=== PROVIDED MATERIAL ===

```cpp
static long long dd_count_last(size_t DdLast::*off) {
  const DdLast l = g_dd_last;
  if (!l.R) return -1;
  const char* buf = (const char*)carca_stream_scratch(l.stream, CARCA_SCRATCH_DEDUP, l.bytes);
  if (!buf) return -1;
  std::vector<int> flag(l.R);
  if (hipMemcpyAsync(flag.data(), buf + l.*off, (size_t)l.R * sizeof(int), hipMemcpyDeviceToHost, l.stream) != hipSuccess ||
      hipStreamSynchronize(l.stream) != hipSuccess)
    return -1;
  long long n = 0;
  for (int f : flag) n += f != 0;
  return n;
}

extern "C" long long carca_feat_dedup_rows_multiplied(void) { return dd_count_last(&DdLast::flag_off); }
extern "C" long long carca_feat_dedup_rows_computed(void) { return dd_count_last(&DdLast::need_off); }
```

### carca_replication_amd/csrc/gemm.hip

```cpp
#include "gemm_host.h"
#include <type_traits>
#include <vector>
#include "../../include/carca_hip.h"
#include "gemm_epilogue.h"
#include <cstring>
#include <string>

static thread_local std::string g_rows_log;
static thread_local bool g_rows_log_on = false;
void carca_rows_log(const char* kernel, const CarcaGemmDesc* d, int grid) {
  if (!g_rows_log_on || g_rows_log.size() > 60000) return;
  long rows = 0;
  for (int s = 0; s < d->nseg; ++s) rows += d->seg[s].rows;
  char buf[256];
  snprintf(buf, sizeof(buf), "%s rows=%ld N=%d K=%d grid=%d;", kernel, rows, d->N, d->K0 + d->K1, grid);
  g_rows_log += buf;
}
extern "C" int carca_gemm_rows_log(char* out, int cap) {
  if (!out) {
    g_rows_log.clear();
    g_rows_log_on = cap != 0;
    return 0;
  }
  const int n = (int)std::min<size_t>(g_rows_log.size(), cap > 0 ? (size_t)cap - 1 : 0);
// ... 1588 lines not shown
    g.has_pas = 1;
    g.pas = *pas;
    ++grid;
    if (rode) *rode = 1;
  }
  if (g_rows_log_on) carca_rows_log(TN == 4 ? "gemm_rows_cu_kernel<0,4>" : "gemm_rows_cu_kernel<0,3>", desc, grid);
  carca_launch(gemm_rows_cu_kernel<DBG, TN>, dim3(grid), dim3(768), 0, stream, true, g);
  CARCA_LAUNCH_CHECK();
  return CARCA_OK;
}

int* g_sk_err_host = nullptr;
int* g_sk_err_dev = nullptr;

int* carca_kernel_error_word() {
  if (!g_sk_err_host) {
    if (hipHostMalloc((void**)&g_sk_err_host, sizeof(int), hipHostMallocMapped | hipHostMallocPortable) != hipSuccess) {
      (void)hipGetLastError();
      return nullptr;
    }
    *g_sk_err_host = 0;
    if (hipHostGetDevicePointer((void**)&g_sk_err_dev, g_sk_err_host, 0) != hipSuccess) g_sk_err_dev = nullptr;
  }
  return g_sk_err_dev;
}
static int sk_check_error_word() {
  if (g_sk_err_host && *(volatile int*)g_sk_err_host == 3) {
    *(volatile int*)g_sk_err_host = 0;
    carca_set_error("gemm_wgrad: an EARLIER gemm_wgrad_cu_kernel launch met a group whose range touches more k blocks than it "
                    "has partial-tile slots (that tile's gradient is wrong): a launcher bug -- carca_set_tuning(0, 14) "
                    "selects the atomic flush");
    return CARCA_ERR_UNSUPPORTED;
  }
  if (g_sk_err_host && *(volatile int*)g_sk_err_host == 2) {
    *(volatile int*)g_sk_err_host = 0;
    carca_set_error("gemm_rows: an EARLIER gemm_rows_skc_kernel launch met a stretch of more row blocks than its lists hold "
                    "(its output is wrong): a launcher bug -- carca_set_tuning(0, 23) selects the kernel over every row");
    return CARCA_ERR_UNSUPPORTED;
  }
  if (g_sk_err_host && *(volatile int*)g_sk_err_host != 0) {
    *(volatile int*)g_sk_err_host = 0;
    carca_set_error("gemm_rows: an EARLIER stream-K launch gave up waiting for a partial tile (its output is wrong): "
                    "were its workgroups not all resident?  carca_set_tuning(0, 15) selects the kernel without the hand-over");
    return CARCA_ERR_UNSUPPORTED;
  }
  return CARCA_OK;
}
extern "C" int carca_poll_errors(void) { return sk_check_error_word(); }

static int sk_handover_setup(GemmDev& g) {
  g.sk_err = carca_kernel_error_word();
  if (!g_sk_err_host) return 1;
  if (int rc = sk_check_error_word()) return rc;
  const int lg = carca_tuning(CARCA_TUNE_SK_SPIN_LOG2);
  g.sk_spin = 1u << (lg > 0 && lg < 31 ? lg : 23);
  g.sk_withhold = carca_tuning(CARCA_TUNE_SK_WITHHOLD);
  return CARCA_OK;
}

static int launch_gemm_rows_sk(const CarcaGemmDesc* desc, hipStream_t stream, const CarcaGatherArgs* pas, int* rode) {
  const int variant = carca_tuning(CARCA_TUNE_GEMM_VARIANT);
  if (variant == CARCA_GV_NO_STREAM_K || variant == CARCA_GV_NO_STREAM_K_NO_PASSENGER) return 1;
  const int ncb = (desc->ncols_out + 95) / 96, nfull = ncb - 1;
  if (ncb < 2 || desc->ncols_out != desc->N) return 1;
  const int rem = desc->N - 96 * nfull, xc = rem - 64;
  if (xc < 1 || xc > 2) return 1;
// ... 335 lines not shown
```

### carca_replication_amd/ops.py

```python
from __future__ import annotations

import ctypes as C
import functools
import math
from dataclasses import dataclass
from typing import Iterable, List, Optional, Sequence, Tuple

import torch
from torch import Tensor

from . import _lib
from ._lib import CarcaHipError


_stage_events = None


def set_stage_events(ev) -> None:
    global _stage_events
    _stage_events = ev


_fused_events = None

# ... 1095 lines not shown

def capture_bytes(scope: int) -> int:
    return int(_lib.load().carca_capture_bytes(C.c_ulonglong(scope)))


def capture_release(scope: int) -> None:
    if scope:
        _lib.check(_lib.load().carca_capture_release(C.c_ulonglong(scope)), "capture_release")


TUNE_SPLIT_GEMM = 16
SPLIT_GEMM_MODES = {"fp32": 0, "bf16x3": 1, "fp16x2": 2}
_split_mode = 0


def gemm_rows_log(on: Optional[bool] = None) -> str:
    lib = _lib.load()
    if on is not None:
        lib.carca_gemm_rows_log(None, int(bool(on)))
        return ""
    buf = C.create_string_buffer(65536)
    lib.carca_gemm_rows_log(buf, len(buf))
    return buf.value.decode()


def feat_dedup_rows_multiplied() -> int:
    return int(_lib.load().carca_feat_dedup_rows_multiplied())


def feat_dedup_rows_computed() -> int:
    return int(_lib.load().carca_feat_dedup_rows_computed())


TUNE_FEAT_CACHE = 21


def get_tuning(key: int) -> int:
    return int(_lib.load().carca_get_tuning(int(key)))


def set_feature_gemm_precision(mode: str, force: bool = False) -> None:
    global _split_mode
    set_tuning(TUNE_SPLIT_GEMM, SPLIT_GEMM_MODES[mode] | (16 if force and SPLIT_GEMM_MODES[mode] else 0))
    _split_mode = SPLIT_GEMM_MODES[mode]
    if _split_mode == 0:
        _lib.check(_lib.load().carca_split_bind(None, None, 0, 0, 0), "split_bind")


def feature_gemm_mode() -> int:
    return _split_mode


def split_launch_count() -> int:
    return int(_lib.load().carca_split_launch_count())


def split_pack(w: Tensor, K0: int, mode: int) -> Tensor:
    w = _f32(w.detach())
    _need_cuda(w)
    lib = _lib.load()
    N = w.shape[0]
    out = torch.empty(int(lib.carca_split_bytes(N, int(K0), int(mode))), dtype=torch.uint8, device=w.device)
    _lib.check(lib.carca_split_pack(w.data_ptr(), w.stride(0), int(K0), N, int(mode), out.data_ptr(), _stream()), "split_pack")
    return out


def split_bind(w: Optional[Tensor], planes: Optional[Tensor], mode: int = 0, K0: int = 0) -> None:
# ... 351 lines not shown
```

### include/carca_hip.h

```cpp
#ifndef CARCA_HIP_H
#define CARCA_HIP_H

#include <stdint.h>

#ifdef __cplusplus
extern "C" {
#endif

#define CARCA_ABI_VERSION 3
#define CARCA_OK 0
#define CARCA_ERR_UNSUPPORTED (-1)
#define CARCA_ERR_BADARG (-2)
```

===

▸ **WORK TO BE COMPLETED**
Wherever the string "nfull" appears in the entries above, return the line it appears on.

▸ **ANSWER**
  const int ncb = (desc->ncols_out + 95) / 96, nfull = ncb - 1;
  const int rem = desc->N - 96 * nfull, xc = rem - 64;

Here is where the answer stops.